Lavash bread inscribed on the UNESCO World Heritage List
“Lavash bread has become global”. The flat and light bread that is really good for eating and pouring all kinds of food like cheese in it has now found a global reputation for itself. Iran’s cheapest bread which is fairly tasty and durable and has no trouble eating registered as an intangible World Heritage in 2016 at the last UNESCO World Heritage registration in Addis Ababa, the capital of the African country of Ethiopia. A spiritual heritage that the whole world must work hard to preserve it.
Lavash bread story
This bread had an interesting story. Two years before its registration at UNESCO, in February 2014, Armenia registered the bread on UNESCO table in the form of an Armenian bread file. The Armenian Foreign Ministry said that the file titled “Lavash, the preparation, meaning and appearance of traditional bread as an expression of culture” as the factor in introducing this country.
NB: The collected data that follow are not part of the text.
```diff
@@ -665,33 +658,18 @@
         p.segs[s] = SegDev{sg.a_idx, sg.dx, sg.dy, sg.a_c0, (sg.k_len + BK - 1) / BK, sg.b_k0, sg.b_idx};
     }
 
-    long k_blocks = 0;
-    for (int i = 0; i < p.n_segs; ++i) k_blocks += p.segs[i].k_blocks;
-    bool pair_ok = true;
-    for (int i = 0; i + 1 < p.n_col_groups; ++i)
-        pair_ok = pair_ok && (H > 1 ? (p.col_group_end[i] / img_pix * p.tiles_w * p.tiles_h) % 2 == 0
-                                    : p.col_group_end[i] % 256 == 0);
-    const bool tall = bn == 160 && !geglu && pair_ok &&
-                      (d->cta_pair == 3 ||
-                       (d->cta_pair == 0 && (prefer_tall || use_tall_tiles(p.m_tiles, p.n_tiles, k_blocks))));
     if (bf16) {
-        if (tall) return launch_gemm_f<__nv_bfloat16, 160, OMG_EPI_NONE, 2, 0>(p, stream);
-        switch (bn) {
-            case 64: return launch_gemm_f<__nv_bfloat16, 64, OMG_EPI_NONE, 1, 0>(p, stream);
-            case 128: return launch_gemm_f<__nv_bfloat16, 128, OMG_EPI_NONE, 1, 0>(p, stream);
-            case 160: return launch_gemm_f<__nv_bfloat16, 160, OMG_EPI_NONE, 1, 0>(p, stream);
-            case 320: return launch_gemm_f<__nv_bfloat16, 320, OMG_EPI_NONE, 1, 0>(p, stream);
-            default: return launch_gemm_f<__nv_bfloat16, 256, OMG_EPI_NONE, 1, 0>(p, stream);
+        switch (unit_n) {
+            case 64: return launch_gemm_f<__nv_bfloat16, 64, OMG_EPI_NONE, 0>(p, stream);
+            case 128: return launch_gemm_f<__nv_bfloat16, 128, OMG_EPI_NONE, 0>(p, stream);
+            default: return launch_gemm_f<__nv_bfloat16, 160, OMG_EPI_NONE, 0>(p, stream);
         }
     }
-    if (bn == 320) return launch_gemm<320, OMG_EPI_NONE>(p, stream);
-    if (tall) return launch_gemm<160, OMG_EPI_NONE, 2>(p, stream);
-    if (geglu) return launch_gemm<256, OMG_EPI_GEGLU>(p, stream);
-    switch (bn) {
+    if (geglu) return launch_gemm<160, OMG_EPI_GEGLU>(p, stream);
+    switch (unit_n) {
         case 64: return launch_gemm<64, OMG_EPI_NONE>(p, stream);
         case 128: return launch_gemm<128, OMG_EPI_NONE>(p, stream);
-        case 160: return launch_gemm<160, OMG_EPI_NONE>(p, stream);
-        default: return launch_gemm<256, OMG_EPI_NONE>(p, stream);
+        default: return launch_gemm<160, OMG_EPI_NONE>(p, stream);
     }
 }
 
diff --git a/omg_b200/csrc/ptx.cuh b/omg_b200/csrc/ptx.cuh
--- a/omg_b200/csrc/ptx.cuh
+++ b/omg_b200/csrc/ptx.cuh
@@ -81,6 +81,14 @@
             __trap();
         }
     }
+}
+
+__device__ __forceinline__ void mbar_wait_nocall(uint64_t* bar, uint32_t parity) {
+    if (mbar_try_wait(bar, parity)) return;
+    const long long t0 = clock64();
+    uint32_t spins = 0;
+    while (!mbar_try_wait_long(bar, parity))
+        if ((++spins & 0x3FF) == 0 && clock64() - t0 > OMG_MBAR_TIMEOUT_CYCLES) __trap();
 }
 
 __device__ __forceinline__ float fast_exp2(float x) {
```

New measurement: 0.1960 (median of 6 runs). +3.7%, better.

This met with a reaction from neighboring countries such as Iran and the Republic of Azerbaijan, as the bread baked in large quantities and with almost the same name in other countries.
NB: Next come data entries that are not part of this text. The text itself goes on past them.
@@ -260,6 +262,11 @@
         _check(self.lib, self.lib.hrg_batch_mpr_fallbacks(self.h, ctypes.byref(c)))
         return c.value
 
+    def pose_table_bytes(self):
+        c = ctypes.c_int64()
+        _check(self.lib, self.lib.hrg_batch_pose_table_bytes(self.h, ctypes.byref(c)))
+        return c.value
+
     def enable_taps(self, on=True):
         _check(self.lib, self.lib.hrg_batch_enable_taps(self.h, int(bool(on))))
 
diff --git a/human-robot-gym_amd/csrc/hrgym_device.h b/human-robot-gym_amd/csrc/hrgym_device.h
--- a/human-robot-gym_amd/csrc/hrgym_device.h
+++ b/human-robot-gym_amd/csrc/hrgym_device.h
@@ -26,6 +26,11 @@
 #define HRG_HAMMER 0
 #endif
 #define HRG_BASE_TU (!HRG_BOX && !HRG_STACK && !HRG_HAMMER && !HRG_HULLS)
+#define HRG_POSE_TABLE ((!HRG_BOX && !HRG_STACK && !HRG_HAMMER) || HRG_LIFT)
+#define HRG_POSE_HCAP 0
+#define HRG_POSE_SITE (6 * HRG_NHB)
+#define HRG_POSE_ROOT (HRG_POSE_SITE + 3 * HRG_NHJ)
+#define HRG_POSE_DIM (HRG_POSE_ROOT + 3)
 #define NVT HRG_NVT
 #if HRG_HAMMER
 #define NVS HRG_NV_HAMMER
@@ -112,6 +117,7 @@
   int32_t n_chk;
   int32_t chk_i[32], chk_j[32];
   hrg_clip_table clips;
+  const double* pose_tab;
   const double* hull_dev;
   double hull_cen[HRG_NHULL][3];
   unsigned long long* mpr_fallback;
diff --git a/human-robot-gym_amd/csrc/hrgym_hip.hip b/human-robot-gym_amd/csrc/hrgym_hip.hip
--- a/human-robot-gym_amd/csrc/hrgym_hip.hip
+++ b/human-robot-gym_amd/csrc/hrgym_hip.hip
@@ -2876,6 +2876,56 @@
   const bool hit = config_collides(dm_, lane);
   if (lane == 0) collides[e] = hit ? 1 : 0;
 }
+
+__global__ __launch_bounds__(64) void hrg_pose_table_kernel(const DevModel* __restrict__ dm_, double* __restrict__ tab) {
+  const ModelPtr dm = uniform_model(dm_);
+  const int lane = hrg_lane();
+  const int64_t f = (int64_t)blockIdx.x;
+  if (f >= dm->clips.total_frames) return;
+  Lds& L = g_L;
+  int clip = 0;
+  for (int c = 1; c < dm->clips.n_clips; c++)
+    if (f >= dm->clips.clip_offset[c]) clip = c;
+  const double* fr = dm->clips.frames + f * HRG_FRAME_DIM;
+  double qbi[4], qa[4], c[3], mq[4];
+  human_root(dm, clip, fr, c, qbi, qa);
+  quatmul(mq, qbi, qa);
+  const double p0[3] = {0, 0, 0};
+  human_fk_lanes(dm_, lane, p0, mq, fr + 7);
+  double* e = tab + f * HRG_POSE_DIM;
+  for (int k = lane; k < 6 * HRG_NHB; k += 64) e[HRG_POSE_HCAP + k] = (&L.hcap[0][0])[k];
+  for (int k = lane; k < 3 * HRG_NHJ; k += 64) e[HRG_POSE_SITE + k] = (&L.st.human_site[0][0])[k];
+  if (lane < 3) e[HRG_POSE_ROOT + lane] = c[lane];
+}
+
+struct PoseQuery { double pos_off[3], rot_off[4]; int32_t clip, at; };
+__global__ __launch_bounds__(64) void hrg_pose_compare_kernel(const DevModel* __restrict__ dm_, const PoseQuery* __restrict__ q, int n, double* __restrict__ out) {
+  const ModelPtr dm = uniform_model(dm_);
+  const int lane = hrg_lane(), k = (int)blockIdx.x;
+  if (k >= n) return;
+  Lds& L = g_L;
+  hrg_env_state& s = L.st;
+  if (lane < 3) s.human_pos_offset[lane] = q[k].pos_off[lane];
+  if (lane < 4) s.human_rot_offset[lane] = q[k].rot_off[lane];
+  wave_sync();
+  const int clip = __builtin_amdgcn_readfirstlane(q[k].clip), at = __builtin_amdgcn_readfirstlane(q[k].at);
+  const int64_t f = dm->clips.clip_offset[clip] + at;
+  const double* fr = dm->clips.frames + f * HRG_FRAME_DIM;
+  double qbi[4], qa[4], c[3], mp[3], mq[4], q1[4];
+  human_root(dm, clip, fr, c, qbi, qa);
+  v3add(mp, c, s.human_pos_offset);
+  quatmul(q1, s.human_rot_offset, qbi);
+  quatmul(mq, q1, qa);
+  human_fk_lanes(dm_, lane, mp, mq, fr + 7);
+  constexpr int NP = 6 * HRG_NHB + 3 * HRG_NHJ;
+  double* o = out + (size_t)k * 2 * NP;
+  for (int j = lane; j < 6 * HRG_NHB; j += 64) o[j] = (&L.hcap[0][0])[j];
+  for (int j = lane; j < 3 * HRG_NHJ; j += 64) o[6 * HRG_NHB + j] = (&s.human_site[0][0])[j];
+  wave_sync();
+  human_pose_from_table(dm, lane, f);
+  for (int j = lane; j < 6 * HRG_NHB; j += 64) o[NP + j] = (&L.hcap[0][0])[j];
+  for (int j = lane; j < 3 * HRG_NHJ; j += 64) o[NP + 6 * HRG_NHB + j] = (&s.human_site[0][0])[j];
+}
 #endif
 
 extern "C" __attribute__((visibility("hidden"))) void hrg_box_launch_step(int n_envs, hipStream_t st, const DevModel* dm, hrg_env_state* states, double* actions, float* obs, float* term_obs,
@@ -3033,6 +3083,8 @@
   int64_t env_id0 = 0;
   DevModel* d_model = nullptr;
   double* d_frames = nullptr;
+  double* d_pose = nullptr;
+  size_t pose_bytes = 0;
   double* d_hull = nullptr;
   bool hulls = false;
   unsigned long long* d_mpr_fallback = nullptr;
@@ -3064,6 +3116,8 @@
   }
   return tab[device];
 }
+
+static bool hrg_task_uses_pose_table(int task) { return task == HRG_TASK_REACH || task == HRG_TASK_LIFTING; }
 
 static void mat_from_quat(double* M, const double* q) {
   double w = q[0], x = q[1], y = q[2], z = q[3];
@@ -3226,6 +3280,12 @@
   HIPCHK_C(hipMemcpy(b->d_frames, clips->frames, fbytes, hipMemcpyHostToDevice));
   hm->clips = *clips;
   hm->clips.frames = b->d_frames;
+  hm->pose_tab = nullptr;
+  if (hrg_task_uses_pose_table(desc->task)) {
+    b->pose_bytes = sizeof(double) * HRG_POSE_DIM * (size_t)clips->total_frames;
+    HIPCHK_C(hipMalloc(&b->d_pose, b->pose_bytes));
+    hm->pose_tab = b->d_pose;
+  }
   hm->hull_dev = nullptr;
   if (desc->robot_hulls) {
     if (!(desc->task == HRG_TASK_REACH || desc->task == HRG_TASK_PICK_PLACE || desc->task == HRG_TASK_INSPECTION || desc->task == HRG_TASK_POINTING || desc->task == HRG_TASK_REACH_BOX))
@@ -3245,6 +3305,11 @@
   }
   HIPCHK_C(hipMalloc(&b->d_model, sizeof(DevModel)));
   HIPCHK_C(hipMemcpy(b->d_model, hm, sizeof(DevModel), hipMemcpyHostToDevice));
+  if (b->d_pose) {
+    hipLaunchKernelGGL(hrg_pose_table_kernel, dim3((unsigned)clips->total_frames), dim3(64), 0, 0, b->d_model, b->d_pose);
+    HIPCHK_C(hipGetLastError());
+    HIPCHK_C(hipDeviceSynchronize());
+  }
   HIPCHK_C(hipMalloc(&b->d_states, sizeof(hrg_env_state) * (size_t)n_envs));
   std::vector<hrg_env_state> init((size_t)n_envs);
   memset(init.data(), 0, sizeof(hrg_env_state) * (size_t)n_envs);
@@ -3284,8 +3349,36 @@
   hipDeviceSynchronize();
   for (auto& p : b->events) { hipEventDestroy(p.first); hipEventDestroy(p.second); }
   for (auto& p : b->pool) { hipEventDestroy(p.first); hipEventDestroy(p.second); }
-  hipFree(b->d_model); hipFree(b->d_frames); hipFree(b->d_hull); hipFree(b->d_mpr_fallback); hipFree(b->d_states); hipFree(b->d_rcaps); hipFree(b->d_hcaps); hipFree(b->d_nh); hipFree(b->d_scratch_obs); hipFree(b->d_boxes); hipFree(b->d_stacks); hipFree(b->d_hammers); hipFree(b->d_order);
+  hipFree(b->d_model); hipFree(b->d_frames); hipFree(b->d_pose); hipFree(b->d_hull); hipFree(b->d_mpr_fallback); hipFree(b->d_states); hipFree(b->d_rcaps); hipFree(b->d_hcaps); hipFree(b->d_nh); hipFree(b->d_scratch_obs); hipFree(b->d_boxes); hipFree(b->d_stacks); hipFree(b->d_hammers); hipFree(b->d_order);
   delete b;
+}
+
+int hrg_batch_pose_table_bytes(hrg_batch* b, int64_t* bytes_host) {
+  if (!b || !bytes_host) return fail(HRG_ERR_INVALID, "null argument");
+  *bytes_host = (int64_t)b->pose_bytes;
+  return HRG_OK;
+}
+
+int hrg_debug_pose_compare(hrg_batch* b, const void* queries_host, int32_t n, double* out_host) {
+  if (!b || !queries_host || !out_host || n <= 0) return fail(HRG_ERR_INVALID, "null argument or n <= 0");
+  if (!b->d_pose) return fail(HRG_ERR_UNSUPPORTED, "this batch's task keeps the live tree kinematics (no pose table)");
+  DevModel hm;
+  HIPCHK(hipSetDevice(b->device));
+  HIPCHK(hipMemcpy(&hm, b->d_model, sizeof hm, hipMemcpyDeviceToHost));
+  const PoseQuery* qh = (const PoseQuery*)queries_host;
+  for (int k = 0; k < n; k++)
+    if (qh[k].clip < 0 || qh[k].clip >= hm.clips.n_clips || qh[k].at < 0 || qh[k].at >= hm.clips.clip_len[qh[k].clip]) return fail(HRG_ERR_INVALID, "query outside the clip set");
+  const size_t ob = sizeof(double) * 2 * (6 * HRG_NHB + 3 * HRG_NHJ) * (size_t)n;
+  PoseQuery* dq = nullptr;
+  double* dout = nullptr;
+  bool ok = false;
+  if (hipMalloc(&dq, sizeof(PoseQuery) * (size_t)n) == hipSuccess && hipMalloc(&dout, ob) == hipSuccess &&
+      hipMemcpy(dq, qh, sizeof(PoseQuery) * (size_t)n, hipMemcpyHostToDevice) == hipSuccess) {
+    hipLaunchKernelGGL(hrg_pose_compare_kernel, dim3((unsigned)n), dim3(64), 0, 0, b->d_model, dq, (int)n, dout);
+    ok = hipDeviceSynchronize() == hipSuccess && hipMemcpy(out_host, dout, ob, hipMemcpyDeviceToHost) == hipSuccess;
+  }
+  hipFree(dq); hipFree(dout);
+  return ok ? HRG_OK : fail(HRG_ERR_HIP, "hrg_debug_pose_compare: device allocation / copy / launch failed");
 }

Armenia took the lead in Lavash, but most of the time it was Iran as the widest table for lavash and the most diverse type of lavash. So Iran became responsible for the culture of baking thin and wide breads, with the cooperation of the Republic of Azerbaijan, Kazakhstan, and Kyrgyzstan, Armenia and Turkey. As a result “Lavash Bread” was registered as the second multi-national case in Iran.
A multinational heritage
At the 11th International Conference on Intangible Heritage, the case of “Lavash Bread Culture” raised and after a long discussion, the World Intangible Heritage of Iran reached eleven titles in 2016. Given this background, in order to prevent any misunderstanding in describing the culture of baking Lavash bread among the countries of the region, all the relevant countries tried to reach an agreement through some sessions. Multinational cases are based on cultural roots and commonalities, bringing cultures closer together, and peace. UNESCO encourages countries to develop joint files.
How to make Lavash
The ingredients for making Lavash are yeast, flour, water, sugar and salt. You can also make it in an unleavened version by omitting sugar and yeast. In some regions, you can add toasted sesame seeds or poppy ones and sprinkle on the bread before baking. First they roll the dough flat and slap against the hot walls of a clay oven base on traditions, but in new version there might be some changes in the process of making it. Lavash is flexible and fresh, but it will be dry out if stays too much, so you should consume it quick. It is easy to use when it is still soft, especially for wrapping sandwiches
The culture of using Lavash in different countries
In some regions in Armenia, people stack dried Lavash in thick layers to use in the future. Whenever they want to use the bread, they sprinkle the water to hydrate it again and make it softer. Armenian use the crumbles when it is dry into Khash and use fresh Lavash in khorovats. They also make other wraps with herbs and cheese. People use Lavash with kebabs to make dürüm wraps like tantuni in Iran, Turkey and some middle eastern countries. Some people in Iran use Lavash left-overs for making fast foods by hydrating it with water, butter or cheese. People use this bread for sweet dishes in Turkish cuisine and serve it with other desserts like kaysefe, hasude, pestil kavurması (braised fruit leather), ağuz and helva. Nowadays Lavash used in pizza dough.
How to prepare
The ingredients that you need for baking Lavash are as follows:
Flour: Approximately 2 cups
Water: 3.4 cups
Salt: the tip of a teaspoon
Oil: 4 tbsp
Baking Powder: One teaspoon
1. Add all the dry ingredients. dip the middle of dry ingredients and add the oil, then add the lukewarm water and mix well until the dough is a handful. The dough should be soft and tender. If there is too much flour or too little water, the dough will harden and the breads will dry out. If you see that the dough is sticky, add flour little by little until it is no longer sticky.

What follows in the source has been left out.